Короче, подарок есть. Можно двигаться к профессору. Хотя по времени еще рановато. Зато есть тенистый Рождественский бульвар, на котором можно отдохнуть. Придя на бульвар, я поняла, что несколько погорячилась. Слово отдых обычно, кроме всего прочего, подразумевает тишину. Так вот с тишиной тут плохо. Трамваи ходят по обе стороны бульвара, а поскольку тут еще сравнительно крутой спуск вниз, то они и тормозят, и звенят. Так что тишина тут бывает только в промежутке между движением трамваев. Я села на лавочку просто отдохнуть, но, к немалому удивлению, задремала. Проснувшись, спохватилась, что уже вполне стемнело. Интересно. Вот что значит повоевала. После бомбежек и артобстрелов трамвайные звонки для меня звучат не громче мяуканья кошки. Да еще некоторая болезненность тоже способствует сонливости. Встала, помотала головой, чтобы прогнать остатки дремы, и пошла к Андровскому, который жил в большом доме, стоявшем почти в самом низу бульвара. Оказалось, что профессор живет в коммунальной квартире, занимая там три большие комнаты, из которых две комнаты таковыми являлись только по названию, поскольку сплошняком были заставлены высоченными шкафами. Термин высоченные тут применим на все сто, так как высота потолков в этой квартире по моим прикидкам не менее четырех метров. В одной из комнат полки в шкафах были забиты книгами, а в другой — разными камнями и еще какой-то фигней, которую сразу я определить не сумела. Да не очень-то и старалась. Но один вопрос у меня просто сам слетел с языка.

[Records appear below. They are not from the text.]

# alipay/PainlessInferenceAcceleration

Hardware: NVIDIA H100
Metric: accepted tokens/sec @ Llama-2-7B 64-draft/8-branch; mean accepted len/step (higher is better)
Workload: dtype bf16

## Files before the change

painlessinferenceacceleration_b200/csrc/fused_ops.cu:

```cuda
#include <cuda_bf16.h>

#include "common.cuh"

namespace pia {
namespace fused {

__device__ __forceinline__ float bf(float x) { return __bfloat162float(__float2bfloat16_rn(x)); }

union Pack8 { uint4 u; __nv_bfloat16 h[8]; };

__device__ __forceinline__ Pack8 load_x8(const __nv_bfloat16 *x, const float *parts, int n_parts, long long part_stride,
                                         long long off) {
  Pack8 a;
  if (parts == nullptr) { a.u = *reinterpret_cast<const uint4 *>(x + off); return a; }
  float acc[8] = {0.f, 0.f, 0.f, 0.f, 0.f, 0.f, 0.f, 0.f};
  for (int s = 0; s < n_parts; ++s) {
    const float4 lo = *reinterpret_cast<const float4 *>(parts + s * part_stride + off);
    const float4 hi = *reinterpret_cast<const float4 *>(parts + s * part_stride + off + 4);
    acc[0] += lo.x; acc[1] += lo.y; acc[2] += lo.z; acc[3] += lo.w;
    acc[4] += hi.x; acc[5] += hi.y; acc[6] += hi.z; acc[7] += hi.w;
  }
#pragma unroll
  for (int j = 0; j < 8; ++j) a.h[j] = __float2bfloat16_rn(acc[j]);
  return a;
}

__global__ void __launch_bounds__(512) k_rmsnorm(const __nv_bfloat16 *x, const float *parts, int n_parts,
                                                 long long part_stride, const __nv_bfloat16 *res_in,
                                                 const __nv_bfloat16 *w, float eps, int hidden,
                                                 __nv_bfloat16 *res_out, __nv_bfloat16 *y) {
  __shared__ float red[16];
  pdl_launch_dependents();
  pdl_wait();
  const int row = blockIdx.x, tid = threadIdx.x;
  const int nvec = hidden >> 3;
  const long long row_off = (long long)row * hidden;
  const uint4 *rv = res_in ? reinterpret_cast<const uint4 *>(res_in + (long long)row * hidden) : nullptr;
  uint4 *rov = res_out ? reinterpret_cast<uint4 *>(res_out + (long long)row * hidden) : nullptr;
  float ss = 0.f;
  Pack8 keep[2];
  int cnt = 0;
  for (int v = tid; v < nvec; v += 512) {
    Pack8 a = load_x8(x, parts, n_parts, part_stride, row_off + v * 8);
    if (rv) {
      Pack8 r; r.u = rv[v];
#pragma unroll
      for (int j = 0; j < 8; ++j) a.h[j] = __float2bfloat16_rn(__bfloat162float(a.h[j]) + __bfloat162float(r.h[j]));
    }
    if (rov) rov[v] = a.u;
#pragma unroll
    for (int j = 0; j < 8; ++j) { const float f = __bfloat162float(a.h[j]); ss += f * f; }
    if (cnt < 2) keep[cnt] = a;
    ++cnt;
  }
#pragma unroll
  for (int o = 16; o > 0; o >>= 1) ss += __shfl_xor_sync(FULL, ss, o);
  if ((tid & 31) == 0) red[tid >> 5] = ss;
  __syncthreads();
  float tot = 0.f;
#pragma unroll
  for (int i = 0; i < 16; ++i) tot += red[i];
  const float inv = rsqrtf(tot / (float)hidden + eps);
  const uint4 *wv = reinterpret_cast<const uint4 *>(w);
  uint4 *yv = reinterpret_cast<uint4 *>(y + (long long)row * hidden);
  cnt = 0;
  for (int v = tid; v < nvec; v += 512) {
    Pack8 a;
    if (cnt < 2) a = keep[cnt];
    else {
      a = load_x8(x, parts, n_parts, part_stride, row_off + v * 8);
      if (rv) { Pack8 r; r.u = rv[v];
#pragma unroll
        for (int j = 0; j < 8; ++j) a.h[j] = __float2bfloat16_rn(__bfloat162float(a.h[j]) + __bfloat162float(r.h[j])); }
    }
    ++cnt;
    Pack8 ww; ww.u = wv[v];
    Pack8 o;
#pragma unroll
    for (int j = 0; j < 8; ++j) o.h[j] = __float2bfloat16_rn(__bfloat162float(ww.h[j]) * (__bfloat162float(a.h[j]) * inv));
    yv[v] = o.u;
  }
}

enum { ROPE_HALF = 0, ROPE_INTERLEAVED = 1, ROPE_HALF_F32 = 2 };
template <int kLayout>
__global__ void __launch_bounds__(256) k_rope_kv_append(const __nv_bfloat16 *qkv, const unsigned long long *mask,
                                                        int mask_words, pia_slots_t sl,
                                                        int hq, int hkv, int hd, const void *cos_t,
                                                        const void *sin_t, int max_pos, __nv_bfloat16 *q_out,
                                                        __nv_bfloat16 *kc, __nv_bfloat16 *vc, int max_seq,
                                                        int rotary_dim) {
  pdl_launch_dependents();
  pdl_wait();
  const int i = blockIdx.x;
  const int slot = i / sl.rows_per_slot, node = i % sl.rows_per_slot;
  const int n = sl.d_n[slot], P = sl.d_prefix_len[slot];
  const int pad_len = sl.d_pad_len ? sl.d_pad_len[slot] : 0;
  if (node >= n) return;
  kc += (long long)slot * sl.kv_slot_stride;
  vc += (long long)slot * sl.kv_slot_stride;
  int depth = -1;
  for (int w = 0; w < mask_words; ++w) depth += __popcll(mask[(long long)i * mask_words + w]);
  int pos = (P > pad_len ? P - pad_len : 0) + depth;
  if (pos < 0) pos = 0;
  if (pos >= max_pos) pos = max_pos - 1;
  const int half = hd >> 1, cpr = hd >> 3;
  const int row_elems = (hq + 2 * hkv) * hd;
  const __nv_bfloat16 *src = qkv + (long long)i * row_elems;
  const int cache_row = P + node;
  const int total = (hq + 2 * hkv) * cpr;
  for (int c = threadIdx.x; c < total; c += blockDim.x) {
    const int head = c / cpr, ch = c % cpr;
    const int d0 = ch * 8;
    Pack8 a; a.u = *reinterpret_cast<const uint4 *>(src + head * hd + d0);
    if (head < hq + hkv) {
      Pack8 o;
      const __nv_bfloat16 *cos_b = static_cast<const __nv_bfloat16 *>(cos_t);
      const __nv_bfloat16 *sin_b = static_cast<const __nv_bfloat16 *>(sin_t);
      if constexpr (kLayout == ROPE_INTERLEAVED) {
        o = a;
        if (d0 < rotary_dim) {
          const int rhalf = rotary_dim >> 1;
          union { uint2 u; __nv_bfloat16 h[4]; } cs, sn;
          cs.u = *reinterpret_cast<const uint2 *>(cos_b + (long long)pos * rhalf + (d0 >> 1));
          sn.u = *reinterpret_cast<const uint2 *>(sin_b + (long long)pos * rhalf + (d0 >> 1));
#pragma unroll
          for (int j = 0; j < 4; ++j) {
            const float x0 = __bfloat162float(a.h[2 * j]), x1 = __bfloat162float(a.h[2 * j + 1]);
            const float c = __bfloat162float(cs.h[j]), s = __bfloat162float(sn.h[j]);
            o.h[2 * j] = __float2bfloat16_rn(bf(x0 * c) + bf(-x1 * s));
            o.h[2 * j + 1] = __float2bfloat16_rn(bf(x1 * c) + bf(x0 * s));
          }
        }
      } else if constexpr (kLayout == ROPE_HALF_F32) {
        const int dp = d0 < half ? d0 + half : d0 - half;
        Pack8 b; b.u = *reinterpret_cast<const uint4 *>(src + head * hd + dp);
        const float *cf = static_cast<const float *>(cos_t) + (long long)pos * half + d0 % half;
        const float *sf = static_cast<const float *>(sin_t) + (long long)pos * half + d0 % half;
        float c[8], s[8];
        *reinterpret_cast<float4 *>(c) = *reinterpret_cast<const float4 *>(cf);
        *reinterpret_cast<float4 *>(c + 4) = *reinterpret_cast<const float4 *>(cf + 4);
        *reinterpret_cast<float4 *>(s) = *reinterpret_cast<const float4 *>(sf);
        *reinterpret_cast<float4 *>(s + 4) = *reinterpret_cast<const float4 *>(sf + 4);
#pragma unroll
        for (int j = 0; j < 8; ++j) {
          const float x = __bfloat162float(a.h[j]);
          const float r = d0 < half ? -__bfloat162float(b.h[j]) : __bfloat162float(b.h[j]);
          o.h[j] = __float2bfloat16_rn(__fadd_rn(__fmul_rn(x, c[j]), __fmul_rn(r, s[j])));
        }
      } else {
        const int dp = d0 < half ? d0 + half : d0 - half;
        Pack8 b; b.u = *reinterpret_cast<const uint4 *>(src + head * hd + dp);
        Pack8 cs, sn;
        const int f0 = d0 % half;
        cs.u = *reinterpret_cast<const uint4 *>(cos_b + (long long)pos * half + f0);
        sn.u = *reinterpret_cast<const uint4 *>(sin_b + (long long)pos * half + f0);
#pragma unroll
        for (int j = 0; j < 8; ++j) {
          const float x = __bfloat162float(a.h[j]);
          const float r = d0 < half ? -__bfloat162float(b.h[j]) : __bfloat162float(b.h[j]);
          o.h[j] = __float2bfloat16_rn(bf(x * __bfloat162float(cs.h[j])) + bf(r * __bfloat162float(sn.h[j])));
        }
      }
      if (head < hq) *reinterpret_cast<uint4 *>(q_out + ((long long)i * hq + head) * hd + d0) = o.u;
      else *reinterpret_cast<uint4 *>(kc + ((long long)(head - hq) * max_seq + cache_row) * hd + d0) = o.u;
    } else {
      *reinterpret_cast<uint4 *>(vc + ((long long)(head - hq - hkv) * max_seq + cache_row) * hd + d0) = a.u;
    }
  }
}

__global__ void __launch_bounds__(256) k_silu_mul(const __nv_bfloat16 *gu, int inter, __nv_bfloat16 *out) {
  pdl_launch_dependents();
  pdl_wait();
  const int row = blockIdx.y;
  const int v = blockIdx.x * 256 + threadIdx.x;
  if (v * 8 >= inter) return;
  Pack8 g, u, o;
  g.u = *reinterpret_cast<const uint4 *>(gu + (long long)row * 2 * inter + v * 8);
  u.u = *reinterpret_cast<const uint4 *>(gu + (long long)row * 2 * inter + inter + v * 8);
#pragma unroll
  for (int j = 0; j < 8; ++j) {
    const float x = __bfloat162float(g.h[j]);
    const float s = bf(x / (1.f + expf(-x)));
    o.h[j] = __float2bfloat16_rn(s * __bfloat162float(u.h[j]));
  }
  *reinterpret_cast<uint4 *>(out + (long long)row * inter + v * 8) = o.u;
}
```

— Скажите, Олег Павлович. А как вам удалось сохранить весь этот антиквариат? Ведь вы сами говорили, что год просидели в тюрьме.
— Честно говоря, Анна Петровна, сам удивляюсь. Когда меня выпустили, пришел сюда. Дверь была опечатана. Участковый печать сорвал, и мы вошли. Все было как до ареста. Вот только пыли за год накопилось. Я несколько дней гадал над этим вопросом. Единственная непротиворечивая гипотеза — это то, что суда надо мной так и не было. Было только следствие. Может быть, если бы мне дали срок по суду, то все это отобрали и, скорее всего, большую часть повыбрасывали, а так вот сохранилось.
Н-да, любопытная история. Надо будет при случае поинтересоваться делом профессора, а также тем, кто это дело вел. Не исключено, что тут был еще какой-то или чей-то интерес, про который профессор просто не знает. Ладно. Пора переходить к делу. Я вытащила из сумки и передала профессору футляр с авторучкой. Профессор внимательно осмотрел авторучку, сдержано поблагодарил, но по блеску в его глазах и порозовевшим ушам я поняла, что подарок ему очень понравился. Потом он спохватился, с видимым сожалением расстался с футляром, положив его на стол, и подошел к одному из своих гигантских шкафов. В шкафу профессор открыл нижнюю дверцу и полез куда-то вглубь. Чем-то там пошебуршил и вытащил неслабый комок кальки, то есть мумие, завернутое в кальку. Я так поняла, что это несколько кусочков мумие были слеплены вместе и завернуты в общую кальку. Кусок получился солидный, и профессор торжественно вручил его мне.